With CQRS your primary concern is to loosely couple the reads from the writes.
CQRS Pros and Cons
Ok, this architectural pattern (there are different opinions here …) it’s quite helpful but there are some cons that we should keep in consideration when we want to adopt CQRS.
When not to use it?
- You have a simple (no complex logic) application that executes CRUD, in this case you can easily map the domain with an ORM an provide DTO back/forward to your client tier. Even the UX can reflect the CRUD style.
- Your concern is not about performances and scalability. If your application will not be on a Saas platform, but only internal to a company, probably CQRS will over engineer the whole architecture, especially if the user interface is complex and data-entry based.
- You can’t create a task based UI and your customer doesn’t have yet the culture for a custom task based application.
Also, remember that CQRS is just a portion of your architecture, the one that take care to expose data and/or receive commands. You still have to deal with the data layer, your domain or your workflows, your client logic and validation and more.
If you have already analysed those concepts and you feel confident about your architecture, then you may consider to see how it will fit CQRS inside it, or you can simply start by splitting the reading endpoints of your API from your writing endpoints. Especially because right now the primary requirement for a modern application is to expose data through a simple and standardize channel like REST, so that the integration with external platform it’s easier and more standardized.
There are a couple of alternatives that we can keep in consideration if we don’t want to face the complexity of a CQRS solution. It really depends on what type of User Experience we need to provide.
Data entry application
In this case it’s quite easy to keep going with a solution similar to the classic CRUD applications, maybe a sort of master/details approach where a View is mapped to a Domain Entity which is bind to the database using an ORM.
This is a classic, very efficient and productive way of creating a CURD application with the unnecessary over engineering SOA on top of it. We don’t need DTO and probably we will just have a data-layer that takes care of everything.

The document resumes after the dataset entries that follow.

int gpsb200_create(const gpsb200_config_t *cfg, gpsb200_ctx_t **out) {
    if (!cfg || !out) return GPSB200_ERR_ARG;
    gpsb200_ctx *ctx = new gpsb200_ctx();
    ctx->cfg = *cfg;
    gpsb200_config_t &c = ctx->cfg;
    if (c.run_samples == 0) c.run_samples = 2400;
    if (c.host_threads <= 0) c.host_threads = (int) std::max(1u, std::min(16u, std::thread::hardware_concurrency()));
    if (c.max_nav_frames <= 0) c.max_nav_frames = 1;
    if (c.max_chan < 1 || c.max_chan > GPSB200_MAX_CHAN || c.max_blocks < 1 || c.run_samples < 32 ||
        c.run_samples % 32 != 0 || GPSB200_BLOCK_SAMPLES % c.run_samples != 0) {
        delete ctx;
        return GPSB200_ERR_ARG;
    }
    ctx->nruns = GPSB200_BLOCK_SAMPLES / c.run_samples;
    ctx->pool.reset(new WorkerPool(std::min(c.host_threads, c.max_chan)));
    *out = ctx;
    int ndev = 0;
    if (cudaGetDeviceCount(&ndev) != cudaSuccess || ndev == 0)
        return fail(ctx, GPSB200_ERR_CUDA, "no CUDA device: gpsb200 has no CPU fallback");
    CU(cudaSetDevice(c.device));
    CU(cudaStreamCreateWithFlags(&ctx->s_compute, cudaStreamNonBlocking));
    CU(cudaStreamCreateWithFlags(&ctx->s_copy, cudaStreamNonBlocking));
    {
        int lo = 0, hi = 0;
        CU(cudaDeviceGetStreamPriorityRange(&lo, &hi));
        CU(cudaStreamCreateWithPriority(&ctx->s_pre, cudaStreamNonBlocking, hi));
        CU(cudaStreamCreateWithPriority(&ctx->s_ck, cudaStreamNonBlocking, hi));
    }
    for (auto &e : ctx->ev) CU(cudaEventCreate(&e));
    const int nchunk = (c.max_blocks + kSynthChunk - 1) / kSynthChunk + (c.max_blocks + kSegBlocks - 1) / kSegBlocks + 5;
    ctx->ev_done.resize(nchunk);
    for (auto &e : ctx->ev_done) CU(cudaEventCreateWithFlags(&e, cudaEventDisableTiming));
    const size_t max_segs = segments_of(c.max_blocks).size();
    ctx->ev_seg.resize(max_segs);
    for (auto &e : ctx->ev_seg) CU(cudaEventCreateWithFlags(&e, cudaEventDisableTiming));
    CU(cudaHostAlloc(&ctx->h_seg_end, max_segs * c.max_chan * sizeof(double), cudaHostAllocMapped));
    CU(cudaHostGetDevicePointer((void **) &ctx->d_seg_end, ctx->h_seg_end, 0));
    ctx->seg_expect.assign(max_segs * c.max_chan, -1.0);
    const size_t nbc = (size_t) c.max_blocks * c.max_chan;
    CU(cudaMalloc(&ctx->d_bc, nbc * sizeof(BlockChanDev)));
    CU(cudaHostAlloc(&ctx->h_bc, nbc * sizeof(BlockChanDev), cudaHostAllocDefault));
    CU(cudaMalloc(&ctx->d_ck, nbc * ctx->nruns * sizeof(RunCkpt)));
    CU(cudaHostAlloc(&ctx->h_ck, (size_t) std::min(c.max_blocks, kHostChainBlocks) * c.max_chan * ctx->nruns * sizeof(RunCkpt),
                     cudaHostAllocDefault));
    CU(cudaMalloc(&ctx->d_carr_end, nbc * sizeof(double)));
    CU(cudaMalloc(&ctx->d_atab, (size_t) c.max_blocks * kAtabRows * 32 * sizeof(int32_t)));
    CU(cudaMalloc(&ctx->d_chain_errors, sizeof(int)));
    CU(cudaHostAlloc(&ctx->h_chain_errors, sizeof(int), cudaHostAllocDefault));
    CU(cudaMalloc(&ctx->d_guess, nbc * sizeof(double)));
    CU(cudaHostAlloc(&ctx->h_guess, nbc * sizeof(double), cudaHostAllocDefault));
    ctx->h_guess_abs.assign(nbc, 1);
    ctx->h_span_flags.assign((size_t) ((c.max_blocks + kSpanBlocks - 1) / kSpanBlocks + 1) * c.max_chan, 0);
    CU(cudaMalloc(&ctx->d_carr0, nbc * sizeof(double)));
    CU(cudaHostAlloc(&ctx->h_carr0, nbc * sizeof(double), cudaHostAllocDefault));
    CU(cudaMalloc(&ctx->d_probe, nbc * sizeof(CarrierProbe)));
    CU(cudaHostAlloc(&ctx->h_probe, nbc * sizeof(CarrierProbe), cudaHostAllocMapped));
    CU(cudaHostGetDevicePointer((void **) &ctx->d_probe_host, ctx->h_probe, 0));
    CU(cudaMalloc(&ctx->d_seg, nbc * kSegStates * sizeof(double)));
    ctx->max_spans = (c.max_blocks + kSpanBlocks - 1) / kSpanBlocks + 1;
    const size_t nsc = (size_t) ctx->max_spans * c.max_chan;
    CU(cudaHostAlloc(&ctx->h_span_sum, nsc * sizeof(CarrierProbe), cudaHostAllocMapped));
    CU(cudaHostGetDevicePointer((void **) &ctx->d_span_sum, ctx->h_span_sum, 0));
    CU(cudaMalloc(&ctx->d_spec, nbc * sizeof(SpanBlockState)));
    if (const char *ev = getenv("GPSB200_TRACE")) ctx->trace_on = atoi(ev) != 0;
    if (const char *ev = getenv("GPSB200_LANES")) ctx->lanes_on = atoi(ev) != 0;
    CU(cudaMalloc(&ctx->d_span_res, nsc * sizeof(SpanRes)));
    CU(cudaHostAlloc(&ctx->h_span_res, nsc * sizeof(SpanRes), cudaHostAllocDefault));
    const size_t navb = (size_t) c.max_nav_frames * c.max_chan * GPSB200_NAV_WORDS * 4;
    CU(cudaMalloc(&ctx->d_nav, navb));
    CU(cudaHostAlloc(&ctx->h_nav, navb, cudaHostAllocDefault));
    memset(ctx->h_nav, 0, navb);
    std::vector<uint32_t> chips((size_t) 33 * kChipWords, 0);
    for (int prn = 1; prn <= 32; prn++) {
        uint8_t ca[GPSB200_CA_LEN];
        ca_code(prn, ca);
        for (int n = 0; n < kChipWords * 32; n++)
            if (ca[n % GPSB200_CA_LEN]) chips[(size_t) prn * kChipWords + (n >> 5)] |= 1u << (n & 31);
    }
    CU(cudaMalloc(&ctx->d_chips, chips.size() * 4));
    CU(cudaMemcpy(ctx->d_chips, chips.data(), chips.size() * 4, cudaMemcpyHostToDevice));
    return GPSB200_OK;
}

SOA platform or API public
Sometimes we may need to provide access to the system through a public API, at the moment REST seems the most feasible and globalized way. In this case we may still have a Domain and an ORM behind the hood but we can’t directly expose those to the web. So? So we need a DTO and a communication channel where we can expose those simple objects in order to send and receive data in a standardized way.
In this case we are starting to face more complexity due to the SOA constraints:
- Reuse, interoperability and modularity
- Standard compliance
- Service identification, classification and categorization
- more …
In this case we can have a client app that works using ViewModels bind to the DTO exposed by our Web API, but we are still not using CQRS at all because we don’t distinguish between data and intention of the user.
I hope that my two notes can give you a bit more clear picture of what is CQRS and what is supposed to be from my point of view, of course!